The continuation monad is the counterexample you are looking for. I'm not knowledgeable enough to provide a full proof but I'll give you a couple of references to look up.

The idea is that monads have a concept of "rank" associated with them. "Rank" roughly means the number of operations needed to provide the full functionality of the monad.

I suspect that, with the exception of continuation-derived monads, all the monads we deal with in Haskell have rank, e.g. Identity, Maybe, State s, Either e, ..., and their combinations through their transformers. For example, Identity is generated by no operations, Maybe is generated by Nothing, State s by get and put s and Either e by Left e. (Perhaps this shows they all in fact have finite rank, or perhaps put s counts as a different operation for each s, so State s has the rank of the size of s, I'm not sure.)

Free monads certainly have rank because Free f is explicitly generated by the operations encoded by f.

Here is a technical definition of rank, but it's not very enlightening: http://journals.cambridge.org/action/displayAbstract?aid=4759448

Here you can see the claim that the continuation monad does not have rank: http://www.cs.bham.ac.uk/~hxt/cw04/hyland.pdf.
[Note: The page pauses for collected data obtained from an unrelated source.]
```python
def _field_head_args(what, h, weight, scale, act):
    if h.dim() != 2 or weight.dim() != 2 or h.shape[1] != _lib.FIELD_HEAD_WIDTH or weight.shape[1] != _lib.FIELD_HEAD_WIDTH \
            or not 1 <= weight.shape[0] <= _lib.FIELD_HEAD_MAX_C or not 1 <= h.shape[0] < 1 << 31:
        raise ValueError(f"{what}: expected h [M,{_lib.FIELD_HEAD_WIDTH}] with M >= 1 and weight [C <= {_lib.FIELD_HEAD_MAX_C},{_lib.FIELD_HEAD_WIDTH}], "
                         f"got {list(h.shape)} and {list(weight.shape)}")
    if act not in (_lib.FIELD_HEAD_ACT_NONE, _lib.FIELD_HEAD_ACT_SIGMOID):
        raise ValueError(f"{what}: act is 0 (none) or 1 (sigmoid), got {act!r}")
    if scale is not None and tuple(scale.shape) != (weight.shape[0],):
        raise ValueError(f"{what}: scale / lo must be [C] = [{weight.shape[0]}], got {list(scale.shape)}")
    return int(h.shape[0]), int(weight.shape[0])


def field_head_fwd(h, weight, lo=None, scale=None, act=0):
# ... 1099 lines not shown
```

Baseline: 1071.

## Add fused HIP path for SDF field gradient with custom JVP and split-K GEMMs

Adds a dedicated path for fields that need the gradient of their output with respect to input points. It uses a harmonic-embedding JVP kernel, masked NT GEMMs, a field-grad head kernel and a split-K TN GEMM for weight gradients, replacing generic autograd double-backward. The path runs only when the field matches a strict structural check. Instrumentation and guarded allocations are also skipped during CUDA graph capture. This adds a large amount of custom kernel code and a narrow eligibility check, so some models may silently fall back to the old path.

```diff
diff --git a/3danimals_amd/_lib.py b/3danimals_amd/_lib.py
--- a/3danimals_amd/_lib.py
+++ b/3danimals_amd/_lib.py
@@ -291,6 +291,17 @@
 SIGNATURES = {name: sig for s in SURFACES for name, sig in s.signatures.items()}
 assert len(SIGNATURES) == sum(len(s.signatures) for s in SURFACES), "an entry point is registered in two surfaces"
 
+FIELD_GRAD_SIGNATURES = {
+    "a3d_gemm_nt_relumask": (_c_int, [_p, _p, _p, ctypes.c_int64, _c_int, _c_int, _p, _p]),
+    "a3d_harmonic_embed_jvp": (_c_int, [_p, _p, _p, _c_int, _c_int, _c_int, ctypes.c_int64, _p, _p]),
+    "a3d_field_grad_head_fwd": (_c_int, [_p, _p, _p, ctypes.c_int64, _p, _p]),
+    "a3d_field_grad_head_scratch_bytes": (_c_size_t, [ctypes.c_int64]),
+    "a3d_field_grad_head_bwd": (_c_int, [_p, _p, _p, ctypes.c_int64, _p, _p, _p, _p]),
+    "a3d_gemm_tn_splitk_scratch_bytes": (_c_size_t, [ctypes.c_int64, _c_int, _c_int]),
+    "a3d_gemm_tn_splitk": (_c_int, [_p, _p, ctypes.c_int64, _c_int, _c_int, _p, _p, _p]),
+}
+assert not set(FIELD_GRAD_SIGNATURES) & set(SIGNATURES)
+
 ABI_VERSION = 405
 _lib = None
 
@@ -308,7 +319,7 @@
                 "(or __graft_entry__.build()).  There is no CPU fallback for the HIP hot path."
             )
         handle = ctypes.CDLL(LIB_PATH)
-        for name, (res, args) in SIGNATURES.items():
+        for name, (res, args) in list(SIGNATURES.items()) + list(FIELD_GRAD_SIGNATURES.items()):
             fn = getattr(handle, name)
             fn.restype, fn.argtypes = res, args
         if handle.a3d_version() != ABI_VERSION:
@@ -361,9 +372,15 @@
     return prev
 
 
+def _capturing():
+    return torch.cuda.is_available() and torch.cuda.is_current_stream_capturing()
+
+
 def guarded_empty(shape, dtype, device, zero=False, site=""):
     dtype = dtype or torch.get_default_dtype()
     shape = tuple(int(v) for v in shape)
+    if _capturing():
+        return torch.zeros(shape, dtype=dtype, device=device) if zero else torch.empty(shape, dtype=dtype, device=device)
     n = 1
     for v in shape:
         n *= v
@@ -470,6 +487,9 @@
 
 def call(name: str, *args, tag: str = ""):
     timer = KernelTimer.active
+    aids = (GUARD or _SYNC_EVERY_CALL or timer is not None) and not _capturing()
+    if not aids:
+        timer = None
     if _TRACE_FILE is not None:
         _TRACE_FILE.write(f"{name}{tag} {args}\n")
         _TRACE_FILE.flush()
@@ -478,9 +498,9 @@
         a.record()
     rc = getattr(lib(), name)(*args)
     del _HELD[:]
-    if GUARD and rc == 0:
+    if GUARD and rc == 0 and aids:
         guard_check(name + tag)
-    if _SYNC_EVERY_CALL:
+    if _SYNC_EVERY_CALL and aids:
         try:
             torch.cuda.synchronize()
         except Exception as e:
diff --git a/3danimals_amd/csrc/embed.hip b/3danimals_amd/csrc/embed.hip
--- a/3danimals_amd/csrc/embed.hip
+++ b/3danimals_amd/csrc/embed.hip
@@ -1,4 +1,5 @@
 #include "a3d_common.h"
+#include "fieldgrad.h"
 
 namespace {
 
@@ -49,6 +50,45 @@
     g_x[i] = acc;
 }
 
+__global__ __launch_bounds__(256) void he_jvp_kernel(const float* __restrict__ x, const float* __restrict__ lam, const float* __restrict__ freq,
+                                                     int n, int symmetrize, int ones, long long total, int C, float* __restrict__ out) {
+    const long long i = (long long)blockIdx.x * blockDim.x + threadIdx.x;
+    if (i >= total) return;
+    const int slots = 3 * n + 3 + ones;
+    const long long p = i / slots;
+    const int q = (int)(i - p * slots);
+    float* o = out + p * C;
+    if (q == 3 * n + 3) {
+        o[C - 1] = 0.f;
+        return;
+    }
+    const int c = q < 3 * n ? q / n : q - 3 * n;
+    const float raw = x[3 * p + c];
+    float l = lam[3 * p + c];
+    if (symmetrize && c == 0) l *= raw > 0.f ? 1.f : (raw < 0.f ? -1.f : 0.f);
+    if (q < 3 * n) {
+        const float f = freq[q - c * n];
+        float sn, cs;
+        sincosf(((symmetrize && c == 0) ? fabsf(raw) : raw) * f, &sn, &cs);
+        o[3 + q] = l * (f * cs);
+        o[3 + 3 * n + q] = -(l * (f * sn));
+    } else {
+        o[c] = l;
+    }
+}
+
+}
+
+extern "C" int a3d_harmonic_embed_jvp(const float* x, const float* lam, const float* freq, int n, int symmetrize, int ones, int64_t P,
+                                      float* d_emb, a3d_stream_t stream) {
+    A3D_CHECK_ARG(P >= 0 && n > 0 && (ones == 0 || ones == 1));
+    if (P == 0) return A3D_OK;
+    A3D_CHECK_ARG(x && lam && freq && d_emb);
+    const long long total = (long long)P * (3 * n + 3 + ones);
+    hipLaunchKernelGGL(he_jvp_kernel, dim3(a3d_div_up(total, 256)), dim3(256), 0, (hipStream_t)stream, x, lam, freq, n, symmetrize, ones, total,
+                       3 + 6 * n + ones, d_emb);
+    A3D_LAUNCH_CHECK();
+    return A3D_OK;
 }
 
 extern "C" int a3d_harmonic_embed_fwd(const float* x, const float* freq, int n, int symmetrize, int ones, int64_t P, float* out,
diff --git a/3danimals_amd/csrc/fieldgrad.h b/3danimals_amd/csrc/fieldgrad.h
--- /dev/null
+++ b/3danimals_amd/csrc/fieldgrad.h
@@ -0,0 +1,30 @@
+#ifndef A3D_FIELDGRAD_H
+#define A3D_FIELDGRAD_H
+
+#include "../../include/a3d.h"
+
+#ifdef __cplusplus
+extern "C" {
+#endif
+
+
+int a3d_gemm_nt_relumask(const float* A, const float* B, const float* X, int64_t M, int N, int K, float* C, a3d_stream_t stream);
+
+int a3d_harmonic_embed_jvp(const float* x, const float* lam, const float* freq, int n, int symmetrize, int ones, int64_t P, float* d_emb,
+                           a3d_stream_t stream);
+
+int a3d_field_grad_head_fwd(const float* s, const float* w, const float* y, int64_t M, float* b, a3d_stream_t stream);
+
+size_t a3d_field_grad_head_scratch_bytes(int64_t M);
+
+int a3d_field_grad_head_bwd(const float* s, const float* t, const float* w, int64_t M, void* scratch, float* g_w, float* g_s,
+                            a3d_stream_t stream);
+
+size_t a3d_gemm_tn_splitk_scratch_bytes(int64_t M, int NQ, int batch);
+
+int a3d_gemm_tn_splitk(const float* P, const float* Q, int64_t M, int NQ, int batch, void* scratch, float* C, a3d_stream_t stream);
+
+#ifdef __cplusplus
+}
+#endif
+#endif
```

I'm not sure how they prove that, but the implication is that the continuation monad is not generated by any collection of operations and thus cannot be expressed as (a quotient of) a free monad.

Hopefully someone can come along and tidy up my technicalities, but this is the structure of the proof you want.

2
votes

Here's a silly answer that shows that both your question and my earlier answer need work.
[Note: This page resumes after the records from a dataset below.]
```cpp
pt_status ptw_plan_extend(pt_scene *s, uint32_t want, ExtendPlan &pl)
{
    pt_ctx *ctx = s->ctx;
    if (want > PT_EXTEND_HBM8) { ctx->err = "unknown extend variant"; return PT_ERR_INVALID_ARG; }
    if (want == PT_EXTEND_FLAT_REMOVED) {
        ctx->err = "PT_EXTEND_FLAT (the brute-force loop, never AUTO) was removed in API version 5: every tree walk returns the brute-force closest hit";
        return PT_ERR_UNSUPPORTED;
    }
    if (s->broken) {
        const pt_status rcb = ptb_repair(s);
        if (rcb != PT_OK) return rcb;
    }
    const uint64_t ws4 = 64ull * (s->n_wide16t ? s->n_wide16t : s->n_wide) + 64ull * s->n_tris;
    const bool auto8_big = want == PT_EXTEND_AUTO && ctx->tune.hbm8 != 0 && ws4 > (1ull << 20) && s->n_tris > PT_SAH_MAX_TRIS;
    if ((want == PT_EXTEND_HBM8 || (want == PT_EXTEND_AUTO && ctx->tune.hbm8 == 1) || auto8_big) && !s->n_inst && !s->d_wide8) {
        const pt_status rc8 = ptb_ensure_wide8(s);
        if (rc8 != PT_OK) return rc8;
    }
    if (want == PT_EXTEND_HBM8 && (s->n_inst || !s->d_wide8)) { ctx->err = "no 8-wide nodes for this scene (instanced, or <= 2048 triangles)"; return PT_ERR_UNSUPPORTED; }
    if (s->n_inst) {
        if (want == PT_EXTEND_LDS) { ctx->err = "instanced scenes only have the HBM extend variant"; return PT_ERR_UNSUPPORTED; }
        pl.variant = PT_EXTEND_HBM;
        const size_t blas_bytes = lds_scene_bytes(s->n_wide, s->n_tris);
        pl.lds_scene = blas_bytes <= 24 * 1024;
        pl.smem = (size_t)LDS_STACK * TB * sizeof(uint2) + (pl.lds_scene ? blas_bytes : 0);
        int per_cu_i = 0;
        const pt_status rci = ptw_prepare_kernel(ctx, reinterpret_cast<const void *>(pick_extend_inst(pl.lds_scene, false, false)), TB, pl.smem, &per_cu_i);
        if (rci != PT_OK) return rci;
        pl.refill = 64;
        pl.refill = pt_tuned(ctx->tune.refill, pl.refill, 1, 64);
        pl.grid = ctx->num_cus * per_cu_i;
        pl.smem_inst_fallback = pl.smem; pl.grid_inst_fallback = pl.grid;
        const size_t smem16_scene = lds_scene16_bytes(s->n_wide, s->n_tris);
        const int lds16 = pt_tuned(ctx->tune.lds_stack, 16, 1, 32);
        pl.inst16 = s->d_tlas16 && s->d_wide16 && s->n_inst < 32768u && s->n_tlas16 < 32767u && s->n_wide < 32767u && s->n_tris <= 2047u &&
                    smem16_scene <= 24 * 1024 && ctx->tune.inst16 != 0;
        if (pl.inst16) {
            pl.lds_stack = lds16;
            const size_t tlas_lds_bytes = (size_t)pt_tuned(ctx->tune.tlas_lds_kb, 8, 0, 96) * 1024;
            pl.n_tlas_lds = (uint32_t)std::min<size_t>(s->n_tlas16, tlas_lds_bytes / lds_nodes16_bytes(1));
            pl.smem = (size_t)lds16 * TB * sizeof(uint32_t) + smem16_scene + lds_nodes16_bytes(pl.n_tlas_lds);
            int per16 = 0;
            const auto prepare16 = [&](bool count, bool shadow, int *per_cu) {
                return ptw_prepare_kernel(ctx, reinterpret_cast<const void *>(pick_extend_inst16(s->pair_leaves, count, shadow)), TB, pl.smem, per_cu);
            };
            pt_status rc16 = prepare16(true, false, nullptr);
            if (rc16 == PT_OK) rc16 = prepare16(false, true, nullptr);
            if (rc16 == PT_OK) rc16 = prepare16(false, false, &per16);
            if (rc16 != PT_OK) return rc16;
            per16 = pt_tuned(ctx->tune.inst16_blocks, std::min(per16, 4), 1, 8);
            pl.grid = ctx->num_cus * per16;
            pl.refill = pt_tuned(ctx->tune.refill, 48, 1, 64);
        }
        const uint32_t blas_bound = s->stack_need != 0xFFFFFFFFu ? s->stack_need + 1u : 3u * (s->height_tree / 2u + 1u);
        const uint32_t bound_i = 3u * (std::max(s->tlas_height / 2u + 1u, s->tlas16_levels)) + 4u + blas_bound + 2u;
        pl.spill_levels = bound_i > (uint32_t)LDS_STACK ? bound_i - (uint32_t)LDS_STACK : 0u;
        return ptw_reserve_spill(ctx, PT_MAX_PIPES * (size_t)std::max(pl.spill_levels, 1u) * (size_t)std::max(pl.grid, pl.grid_inst_fallback) * TB * sizeof(uint2));
    }
    const size_t scene_bytes = lds_scene_bytes(s->n_wide, s->n_tris);
    const bool auto8 = want == PT_EXTEND_AUTO && scene_bytes > 24 * 1024 && s->d_wide8 && (ctx->tune.hbm8 == 1 || auto8_big);
    if (want == PT_EXTEND_HBM8 || auto8) {
        pl.variant = PT_EXTEND_HBM8;
        pl.bvh8 = true;
        pl.lds_scene = false;
        const uint32_t bound8 = s->levels8 + 1u;
        pl.lds_stack = pt_tuned(ctx->tune.lds_stack, (int)std::min(std::max(bound8, 4u), 12u), 1, 32);
        pl.smem = (size_t)pl.lds_stack * TB * sizeof(uint2);
        const bool spills8 = bound8 > (uint32_t)pl.lds_stack;
        pl.waves7 = !spills8 && pl.lds_stack <= 10 &&
                    (ctx->tune.extend_blocks == 7 || (ctx->tune.extend_blocks < 0 && 64ull * s->n_wide8 + 64ull * s->n_tris > (256ull << 20)));
        int per_cu8 = 0;
        const pt_status rc8b = ptw_prepare_kernel(ctx, ptw_extend8_fn(false, spills8, pl.waves7), TB, pl.smem, &per_cu8);
        if (rc8b != PT_OK) return rc8b;
        pl.refill = pt_tuned(ctx->tune.refill, 12, 1, 64);
        pl.grid = ctx->num_cus * per_cu8;
        pl.spill_levels = bound8 > (uint32_t)pl.lds_stack ? bound8 - (uint32_t)pl.lds_stack : 0u;
        return ptw_reserve_spill(ctx, PT_MAX_PIPES * (size_t)std::max(pl.spill_levels, 1u) * (size_t)pl.grid * TB * sizeof(uint2));
    }
    if (want == PT_EXTEND_LDS && scene_bytes > 96 * 1024) { ctx->err = "scene does not fit LDS"; return PT_ERR_UNSUPPORTED; }
    pl.lds_scene = want == PT_EXTEND_LDS || (want == PT_EXTEND_AUTO && scene_bytes <= 24 * 1024);
    pl.variant = pl.lds_scene ? PT_EXTEND_LDS : PT_EXTEND_HBM;
    pl.lds_stack = pl.lds_scene ? LDS_STACK : 12;
    pl.spill = !(pl.lds_scene && s->stack_need <= 16u && s->n_tris <= 2047u && s->n_wide <= 8191u);
    if (!pl.spill) pl.lds_stack = (int)std::max(s->stack_need, 1u);
    pl.pairs = !pl.spill && s->pair_leaves && ctx->tune.pair_kernel != 0;
    pl.smem_wide_entries = (size_t)pl.lds_stack * TB * sizeof(uint2) + (pl.lds_scene ? scene_bytes : 0);
    pl.smem = pl.spill ? pl.smem_wide_entries : (size_t)pl.lds_stack * TB * sizeof(uint32_t) + scene_bytes;
    const auto kernel_of = [&](bool compact, bool count, bool shadow) {
        return pl.lds_scene ? reinterpret_cast<const void *>(pick_extend_lds(compact, pl.pairs, count, shadow)) : ptw_extend_hbm_fn(count, ctx->tune.rec64 != 0);
    };
    int per_cu = 0;
    pt_status rck = PT_OK;
    if (!pl.spill)
        for (const bool count : { false, true })
            if (rck == PT_OK) rck = ptw_prepare_kernel(ctx, kernel_of(false, count, false), TB, pl.smem_wide_entries);
    if (rck == PT_OK) rck = ptw_prepare_kernel(ctx, kernel_of(!pl.spill, true, false), TB, pl.smem);
    if (rck == PT_OK && !pl.spill) rck = ptw_prepare_kernel(ctx, kernel_of(true, false, true), TB, pl.smem);
    if (rck == PT_OK) rck = ptw_prepare_kernel(ctx, kernel_of(!pl.spill, false, false), TB, pl.smem, &per_cu);
    if (rck != PT_OK) return rck;
    per_cu = ptw_tuned_blocks(ctx, per_cu);
    pl.refill = pt_tuned(ctx->tune.refill, pl.lds_scene ? REFILL_MIN_IDLE : 32, 1, 64);
    pl.grid = ctx->num_cus * per_cu;
    pl.topdown4 = !pl.lds_scene && s->bvh4_builder != 1 && s->d_wide16t && ctx->tune.topdown4 != 0;
    const uint32_t bound = pl.topdown4 ? 3u * s->levels4t + 1u
                           : s->stack_need != 0xFFFFFFFFu ? s->stack_need + 1u : 3u * (s->height_tree / 2u + 1u) + 1u;
    pl.spill_levels = bound > (uint32_t)pl.lds_stack ? bound - (uint32_t)pl.lds_stack : 0u;
    return ptw_reserve_spill(ctx, PT_MAX_PIPES * (size_t)std::max(pl.spill_levels, 1u) * (size_t)pl.grid * TB * sizeof(uint2));
}

void ptw_launch_extend(const ExtendPlan &pl, pt_scene *s, const float4 *rayA, const float2 *rayB, float4 *hit, uint32_t *hit_inst,
                       const uint32_t *count_in, uint32_t *count_zero, unsigned long long *stats, float tmin, float tmax, bool count,
                       bool raw_hit, hipStream_t st, int pipe, hipEvent_t ev0, hipEvent_t ev1, const uint32_t *perm, const float *ray_tmax)
{
    const int raw = raw_hit ? 1 : 0;
    const size_t spill_off = (size_t)pipe * std::max(pl.spill_levels, 1u) * (size_t)pl.grid * TB;
    if (s->n_inst && pl.inst16 && tmin > 0.f) {
        uint32_t *sp32 = reinterpret_cast<uint32_t *>(reinterpret_cast<uint2 *>(s->ctx->d_spill) + (size_t)pipe * std::max(pl.spill_levels, 1u) * (size_t)std::max(pl.grid, pl.grid_inst_fallback) * TB);
        const uint32_t str = (uint32_t)pl.grid * TB;
        const int enter_min = pt_tuned(s->ctx->tune.enter_min, 16, 1, 64);
        const int leaf_min = pt_tuned(s->ctx->tune.leaf_min, 14, 1, 64);
        const int node_yield = pt_tuned(s->ctx->tune.node_yield, 6, 0, 64);
        hipExtLaunchKernelGGL(pick_extend_inst16(s->pair_leaves, count, ray_tmax != nullptr), dim3(pl.grid), dim3(TB), (uint32_t)pl.smem, st, ev0, ev1, 0u, s->d_tlas16,
                              norm_box_tlas(s), reinterpret_cast<const uint4 *>(s->d_wide16), norm_box_blas(s), s->d_tri4, s->n_wide, s->n_tris, s->d_inst6,
                              s->d_tlas_prim_of, rayA, rayB, hit, hit_inst, count_in, count_zero, stats, sp32, str, pl.refill, tmin,
                              tmax, raw, pl.lds_stack, enter_min, leaf_min, node_yield, pl.n_tlas_lds, ray_tmax);
        return;
    }
    if (s->n_inst) {
        const int grid_i = pl.inst16 ? pl.grid_inst_fallback : pl.grid;
        const size_t smem_i = pl.inst16 ? pl.smem_inst_fallback : pl.smem;
        uint2 *sp = reinterpret_cast<uint2 *>(s->ctx->d_spill) + (size_t)pipe * std::max(pl.spill_levels, 1u) * (size_t)std::max(pl.grid, pl.grid_inst_fallback) * TB;
        const uint32_t str = (uint32_t)grid_i * TB;
        hipExtLaunchKernelGGL(pick_extend_inst(pl.lds_scene, count, ray_tmax != nullptr), dim3(grid_i), dim3(TB), (uint32_t)smem_i, st, ev0, ev1, 0u, s->d_tlas_wide,
                              s->d_wide, s->d_tri4, s->n_wide, s->n_tris, s->d_inst6, s->d_tlas_prim_of, rayA, rayB, hit,
                              hit_inst, count_in, count_zero, stats, sp, str, pl.refill, tmin, tmax, raw, ray_tmax);
        return;
    }
    uint2 *spill = reinterpret_cast<uint2 *>(s->ctx->d_spill) + spill_off;
    const uint32_t stride = (uint32_t)pl.grid * TB;
    if (pl.bvh8) {
        const int tri_enter = pt_tuned(s->ctx->tune.tri_enter, 16, 1, 64), tri_stay = pt_tuned(s->ctx->tune.tri_stay, 65, 1, 65);
        ptw_launch_extend8(count, pl.spill_levels > 0u, pl.waves7, pl.grid, pl.smem, st, ev0, ev1, s->d_wide8, s->norm_c, s->norm_s, s->norm_rs, s->d_tri4_8, s->d_shade64_8, rayA, rayB, hit,
                           count_in, count_zero, stats, spill, stride, pl.refill | (tri_enter << 8) | (tri_stay << 16), tmin, tmax, pl.lds_stack, raw, perm, ray_tmax);
        return;
    }
    const bool no_spill = !pl.spill && tmin > 0.f;
    const size_t smem = (!pl.spill && !no_spill) ? pl.smem_wide_entries : pl.smem;
    if (!pl.lds_scene) {
        ptw_launch_extend_hbm(count, s->ctx->tune.rec64 != 0, pl.grid, smem, st, ev0, ev1, s->d_wide, pl.topdown4 ? reinterpret_cast<const uint2 *>(s->d_wide16t) : s->d_wide16, s->norm_c, s->norm_s, s->norm_rs, s->d_tri4,
                              s->d_shade64, s->n_wide, s->n_tris, rayA, rayB, hit, count_in, count_zero, stats, spill, stride,
                              pl.refill | (pt_tuned(s->ctx->tune.tri_enter, 0, 0, 64) << 8), tmin, tmax, pl.lds_stack, raw, perm, ray_tmax);
        return;
    }
    hipExtLaunchKernelGGL(pick_extend_lds(no_spill, pl.pairs, count, ray_tmax != nullptr), dim3(pl.grid), dim3(TB), (uint32_t)smem, st, ev0, ev1, 0u, s->d_wide,
                          s->d_wide16, norm_box_blas(s), s->d_tri4, s->n_wide, s->n_tris, rayA, rayB, hit, count_in, count_zero, stats, spill, stride,
                          pl.refill, tmin, tmax, pl.lds_stack, raw, nullptr, ray_tmax, nullptr);
}
```

single-file-vulkan-pathtracing_amd/csrc/fused.hip:

```cpp
#include "wavefront_host.h"

#include <algorithm>

#define PT_EXTEND_TEMPLATES_ONLY
#include "extend_kernel.h"
#include "extend_inst16.h"

#ifdef PT_FUSED_TIMELINE
__device__ unsigned long long *g_fused_timeline = nullptr;
extern "C" int pt_debug_fused_timeline(void *device_u64x4_per_wave)
{
    return (int)hipMemcpyToSymbol(HIP_SYMBOL(g_fused_timeline), &device_u64x4_per_wave, sizeof(void *));
}
#endif

#ifdef PT_FUSED_HIST
__device__ uint32_t *g_fused_hist = nullptr;
extern "C" int pt_debug_fused_hist(void *device_u32_2x8192x16)
{
    return (int)hipMemcpyToSymbol(HIP_SYMBOL(g_fused_hist), &device_u32_2x8192x16, sizeof(void *));
}
#endif

#include "fused_cull.h"
#include "nee_sample.h"

namespace {
using namespace ptw;
#include "fused_dev.h"
#include "fused_kernel.h"
#include "fused_inst_kernel.h"
constexpr size_t FUSED_COUNT_LDS = sizeof(uint32_t) * 2 * FB_N * (FTB / 64);
static_assert((int)FB_N == (int)PT_FB_COUNT && FB_N <= PT_N_BLOCKS, "fused_kernel.h FusedBlock mirrors include/pt_api.h pt_fused_block");

using FusedFn = decltype(&k_fused<0, true>);
template <int MODE>
FusedFn pick_fused_mode(bool pairs, bool count)
{
    if (count) return k_fused_count<MODE, true>;
    return pairs ? k_fused<MODE, true> : k_fused<MODE, false>;
}
FusedFn pick_fused(int mode, bool pairs, bool count)
{
    return mode == 2 ? pick_fused_mode<2>(pairs, count) : mode == 1 ? pick_fused_mode<1>(pairs, count) : pick_fused_mode<0>(pairs, count);
}
using FusedNeeFn = decltype(&k_fused_nee<true>);
FusedNeeFn pick_fused_nee(bool pairs) { return pairs ? k_fused_nee<true> : k_fused_nee<false>; }
using FusedInstFn = decltype(&k_fused_inst<false, true>);
FusedInstFn pick_fused_inst(bool grouped, bool pairs)
{
    if (grouped) return pairs ? k_fused_inst<true, true> : k_fused_inst<true, false>;
    return pairs ? k_fused_inst<false, true> : k_fused_inst<false, false>;
}

template <class Prepare>
pt_status fused_blocks_per_cu(pt_ctx *ctx, int family, size_t smem, bool pairs, int &per_cu, Prepare &&prepare)
{
    const size_t key = (smem << 1) | (pairs ? 1u : 0u);
    if (ctx->fused_smem[family] != key || ctx->fused_per_cu[family] <= 0) {
        int n = 0;
        const pt_status rc = prepare(&n);
        if (rc != PT_OK) return rc;
        ctx->fused_smem[family] = key;
        ctx->fused_per_cu[family] = n;
    }
    per_cu = ptw_tuned_blocks(ctx, ctx->fused_per_cu[family]);
    return PT_OK;
}
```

Cont can easily be expressed using Free:

import Control.Monad.Free
import Control.Monad.Trans.Cont

type Cont' r = Free (Cont r)

quotient :: Cont' r a -> Cont r a
quotient = retract

Cont is a (quotient of) the free monad on itself (of course). So now you have to clarify precisely what it is you mean by "express".

2
votes

See my answer to a question of yours from last year. Let's consider r = Bool (or more generally any type r which admits a nontrivial automorphism).

Define m (up to newtype wrappers) as m :: (() -> Bool) -> Bool; m f = not (f ()). Then m is nontrivial but m >> m is trivial. So Cont Bool is not isomorphic to a free monad.

The full computation in Haskell:

rwbarton@morphism:/tmp$ ghci
GHCi, version 7.8.3: http://www.haskell.org/ghc/  :? for help
Loading package ghc-prim ... linking ... done.
Loading package integer-gmp ... linking ... done.
Loading package base ... linking ... done.
Prelude> import Control.Monad.Cont
Prelude Control.Monad.Cont> let m :: Cont Bool (); m = ContT (\f -> fmap not (f ()))
Loading package transformers-0.3.0.0 ... linking ... done.
Prelude Control.Monad.Cont> runCont m (const False) -- m not trivial
True
Prelude Control.Monad.Cont> runCont (m >> m) (const False)
False
Prelude Control.Monad.Cont> runCont (m >> m) (const True) -- (m >> m) trivial
True
1
votes

Here's a couple tiny proofs that there doesn't exist a Functor f such that for all a :: * and m :: * -> * FreeT f m a is equivalent to ContT r m a using the normal interpretation of FreeT.

Let m :: * -> * such that there is no instance Functor m. Due to instance Functor (ContT r m) there is an instance Functor (ConT r m). If ContT r and FreeT f are equivalent, we would expect Functor (FreeT f m). However, using the normal interpretation of FreeT, instance (Functor f, Functor m) => Functor (FreeT f m), there is no Functor (FreeT f m) instance because there is no Functor m instance. (I relaxed the normal interpreation of FreeT from requiring Monad m to only requiring Functor m since it only makes use of liftM.)

Let m :: * -> * such that there is no instance Monad m. Due to instance Monad (ContT r m) there is an instance Monad (ConT r m). If ContT r and FreeT f are equivalent, we would expect Monad (FreeT f m). However, using the normal interpretation of FreeT, instance (Functor f, Monad m) => Monad (FreeT f m), there is no Monad (FreeT f m) instance because there is no Monad m instance.

If we don't want to use the normal interpretation of Free or FreeT we can cobble together monsters that work just like Cont r or ContT r. For example, there is a Functor (f r) such that Free (f r) a can be equivalent to Cont r a using an abnormal interpretation of Free, namely Cont r itself.